EXCERPTED RECORDS section start

@@ -16,6 +32,7 @@
     throw std::runtime_error("scene exceeds the compiled-in limits (bodies/joints/geoms/pairs/cameras)");
   if (h.body_ee < 0 || h.body_object < 0 || h.finger1[0] < 0 || h.finger1[1] < 0 || h.finger2[0] < 0 || h.finger2[1] < 0)
     throw std::runtime_error("scene lacks one of the named bodies ee / object / {left,right}_inner_{knuckle,finger}");
+  check_tree(h);
   d.nbody = h.nbody; d.njnt = h.njnt; d.ngeom = h.ngeom; d.npair = h.npair; d.iterations = h.iterations; d.ncam = h.ncam;
   d.timestep = (float)h.timestep; d.impratio = (float)h.impratio; d.meaninertia = (float)h.meaninertia;
   d.solver_scale = (float)(1.0 / (h.meaninertia * std::max(1, h.nv)));
@@ -23,32 +40,13 @@
   d.newton_noise = getenv("GRS_NEWTON_NOISE") ? (float)atof(getenv("GRS_NEWTON_NOISE")) : 3.6e-7f;
   for (int k = 0; k < 3; k++) d.gravity[k] = (float)h.gravity[k];
   d.xfrc_ee_z = (float)(-(0.438 * h.gravity[2]));
-  std::vector<int> depth(h.nbody, 0);
-  int maxd = 0;
-  for (int b = 1; b < h.nbody; b++) { depth[b] = depth[h.body_parentid[b]] + 1; maxd = std::max(maxd, depth[b]); }
-  if (maxd + 1 > MAXLEVEL) throw std::runtime_error("kinematic tree is deeper than the compiled-in limit");
-  d.nlevel = maxd + 1;
-  int n = 0;
-  for (int lv = 0; lv <= maxd; lv++) {
-    d.level_start[lv] = n;
-    for (int b = 0; b < h.nbody; b++) if (depth[b] == lv) d.level_body[n++] = b;
-  }
-  for (int lv = maxd + 1; lv <= MAXLEVEL; lv++) d.level_start[lv] = n;
   for (int b = 0; b < h.nbody; b++) {
-    d.body_parent[b] = h.body_parentid[b]; d.body_root[b] = h.body_rootid[b];
-    d.body_jntadr[b] = h.body_jntadr[b] < 0 ? 0 : h.body_jntadr[b]; d.body_jntnum[b] = h.body_jntnum[b];
-    d.body_dofadr[b] = h.body_dofadr[b] < 0 ? 0 : h.body_dofadr[b]; d.body_dofnum[b] = h.body_dofnum[b];
+    d.body_root[b] = h.body_rootid[b];
+    d.body_jntadr[b] = h.body_jntadr[b] < 0 ? 0 : h.body_jntadr[b];
     for (int k = 0; k < 3; k++) { d.body_pos[b][k] = (float)h.body_pos[3 * b + k]; d.body_ipos[b][k] = (float)h.body_ipos[3 * b + k]; d.body_inertia[b][k] = (float)h.body_inertia[3 * b + k]; }
     for (int k = 0; k < 4; k++) { d.body_quat[b][k] = (float)h.body_quat[4 * b + k]; d.body_iquat[b][k] = (float)h.body_iquat[4 * b + k]; }
     d.body_mass[b] = (float)h.body_mass[b];
     d.body_invweight0[b][0] = (float)h.body_invweight0[2 * b]; d.body_invweight0[b][1] = (float)h.body_invweight0[2 * b + 1];
-    unsigned mask = 0;
-    for (int c = 0; c < h.nbody; c++) {
-      int a = c;
-      while (a != b && a > 0) a = h.body_parentid[a];
-      if (a == b) mask |= 1u << c;
-    }
-    d.body_subtree_mask[b] = mask;
     unsigned dm = 0;
     for (int a = b; a > 0; a = h.body_parentid[a])
       for (int k = 0; k < h.body_dofnum[a]; k++) dm |= 1u << (h.body_dofadr[a] + k);
@@ -65,15 +63,7 @@
   for (int k = 0; k < 5; k++) d.jnt_solimp[k] = (float)h.jnt_solimp[k];
   for (int k = 0; k < NQ; k++) d.qpos0[k] = (float)h.qpos0[k];
   for (int i = 0; i < NV; i++) {
-    d.dof_body[i] = h.dof_bodyid[i]; d.dof_jnt[i] = h.dof_jntid[i];
-    unsigned am = 0;
-    for (int a = i; a >= 0; a = h.dof_parentid[a]) am |= 1u << a;
-    d.dof_ancmask[i] = am;
     d.dof_armature[i] = (float)h.dof_armature[i]; d.dof_damping[i] = (float)h.dof_damping[i]; d.dof_invweight0[i] = (float)h.dof_invweight0[i];
-  }
-  for (int i = 0; i < NV; i++) {
-    unsigned blk = i < 7 ? 0x7fu : (0x3fu << 7);
-    if (d.dof_ancmask[i] & ~blk) throw std::runtime_error("dof tree layout is not 7 gripper dofs followed by 6 free-object dofs");
   }
   hv4.clear(); adj.clear();
   for (int g = 0; g < h.ngeom; g++) {
diff --git a/mujoco_rl_manipulate_unknown_objects_b200/csrc/model.h b/mujoco_rl_manipulate_unknown_objects_b200/csrc/model.h
--- a/mujoco_rl_manipulate_unknown_objects_b200/csrc/model.h
+++ b/mujoco_rl_manipulate_unknown_objects_b200/csrc/model.h
@@ -6,11 +6,42 @@
 namespace grs {
 
 constexpr int NQ = 14, NV = 13, NU = 7;
-constexpr int MAXB = 10, MAXJ = 8, MAXG = 8, MAXPAIR = 16, MAXMESH = 6, MAXLEVEL = 6;
+constexpr int MAXB = 10, MAXJ = 8, MAXG = 8, MAXPAIR = 16, MAXMESH = 6;
 constexpr int MAXCAM = 4, MAXLIGHT = 4;
 
 enum GeomType { GEOM_PLANE = 0, GEOM_BOX = 6, GEOM_MESH = 7 };
 enum JointType { JNT_FREE = 0, JNT_SLIDE = 2, JNT_HINGE = 3 };
+
+namespace tree {
+enum Body { WORLD = 0, CAM0 = 1, CAM1 = 2, EE = 3, BASE = 4, LKNUCKLE = 5, LFINGER = 6, RKNUCKLE = 7, RFINGER = 8, OBJECT = 9, NBODY = 10 };
+constexpr int NJNT = 8, JOBJECT = 7;
+constexpr int body_parent[NBODY] = {0, WORLD, WORLD, WORLD, EE, BASE, LKNUCKLE, BASE, RKNUCKLE, WORLD};
+constexpr int body_root[NBODY] = {WORLD, CAM0, CAM1, EE, EE, EE, EE, EE, EE, OBJECT};
+constexpr int body_jntadr[NBODY] = {-1, -1, -1, 0, -1, 5, -1, 6, -1, JOBJECT};
+constexpr int body_jntnum[NBODY] = {0, 0, 0, 5, 0, 1, 0, 1, 0, 1};
+constexpr int body_dofadr[NBODY] = {-1, -1, -1, 0, -1, 5, -1, 6, -1, 7};
+constexpr int body_dofnum[NBODY] = {0, 0, 0, 5, 0, 1, 0, 1, 0, 6};
+constexpr int jnt_type[NJNT] = {JNT_SLIDE, JNT_SLIDE, JNT_SLIDE, JNT_HINGE, JNT_HINGE, JNT_HINGE, JNT_HINGE, JNT_FREE};
+constexpr int jnt_body[NJNT] = {EE, EE, EE, EE, EE, LKNUCKLE, RKNUCKLE, OBJECT};
+constexpr int jnt_qposadr[NJNT] = {0, 1, 2, 3, 4, 5, 6, 7};
+constexpr int jnt_dofadr[NJNT] = {0, 1, 2, 3, 4, 5, 6, 7};
+constexpr int dof_body[NV] = {EE, EE, EE, EE, EE, LKNUCKLE, RKNUCKLE, OBJECT, OBJECT, OBJECT, OBJECT, OBJECT, OBJECT};
+constexpr int dof_parent[NV] = {-1, 0, 1, 2, 3, 4, 4, -1, 7, 8, 9, 10, 11};
+constexpr unsigned subtree_mask(int b) {
+  unsigned mask = 0;
+  for (int c = 0; c < NBODY; c++) {
+    int a = c;
+    while (a != b && a > 0) a = body_parent[a];
+    if (a == b) mask |= 1u << c;
+  }
+  return mask;
+}
+constexpr bool dof_is_ancestor(int hi, int lo) {
+  for (int a = hi; a >= 0; a = dof_parent[a])
+    if (a == lo) return true;
+  return false;
+}
+}
 
 struct HostMesh {
   std::string name;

EXCERPTED RECORDS section end

[WORK ORDER] The output should be exactly the lines above from the line containing "exceeds the compiled-in" to the line containing "d.timestep = (float)h.timestep;", inclusive, with no other lines.

[OUTPUT OF THE EXERCISE]
     throw std::runtime_error("scene exceeds the compiled-in limits (bodies/joints/geoms/pairs/cameras)");
   if (h.body_ee < 0 || h.body_object < 0 || h.finger1[0] < 0 || h.finger1[1] < 0 || h.finger2[0] < 0 || h.finger2[1] < 0)
     throw std::runtime_error("scene lacks one of the named bodies ee / object / {left,right}_inner_{knuckle,finger}");
+  check_tree(h);
   d.nbody = h.nbody; d.njnt = h.njnt; d.ngeom = h.ngeom; d.npair = h.npair; d.iterations = h.iterations; d.ncam = h.ncam;
   d.timestep = (float)h.timestep; d.impratio = (float)h.impratio; d.meaninertia = (float)h.meaninertia;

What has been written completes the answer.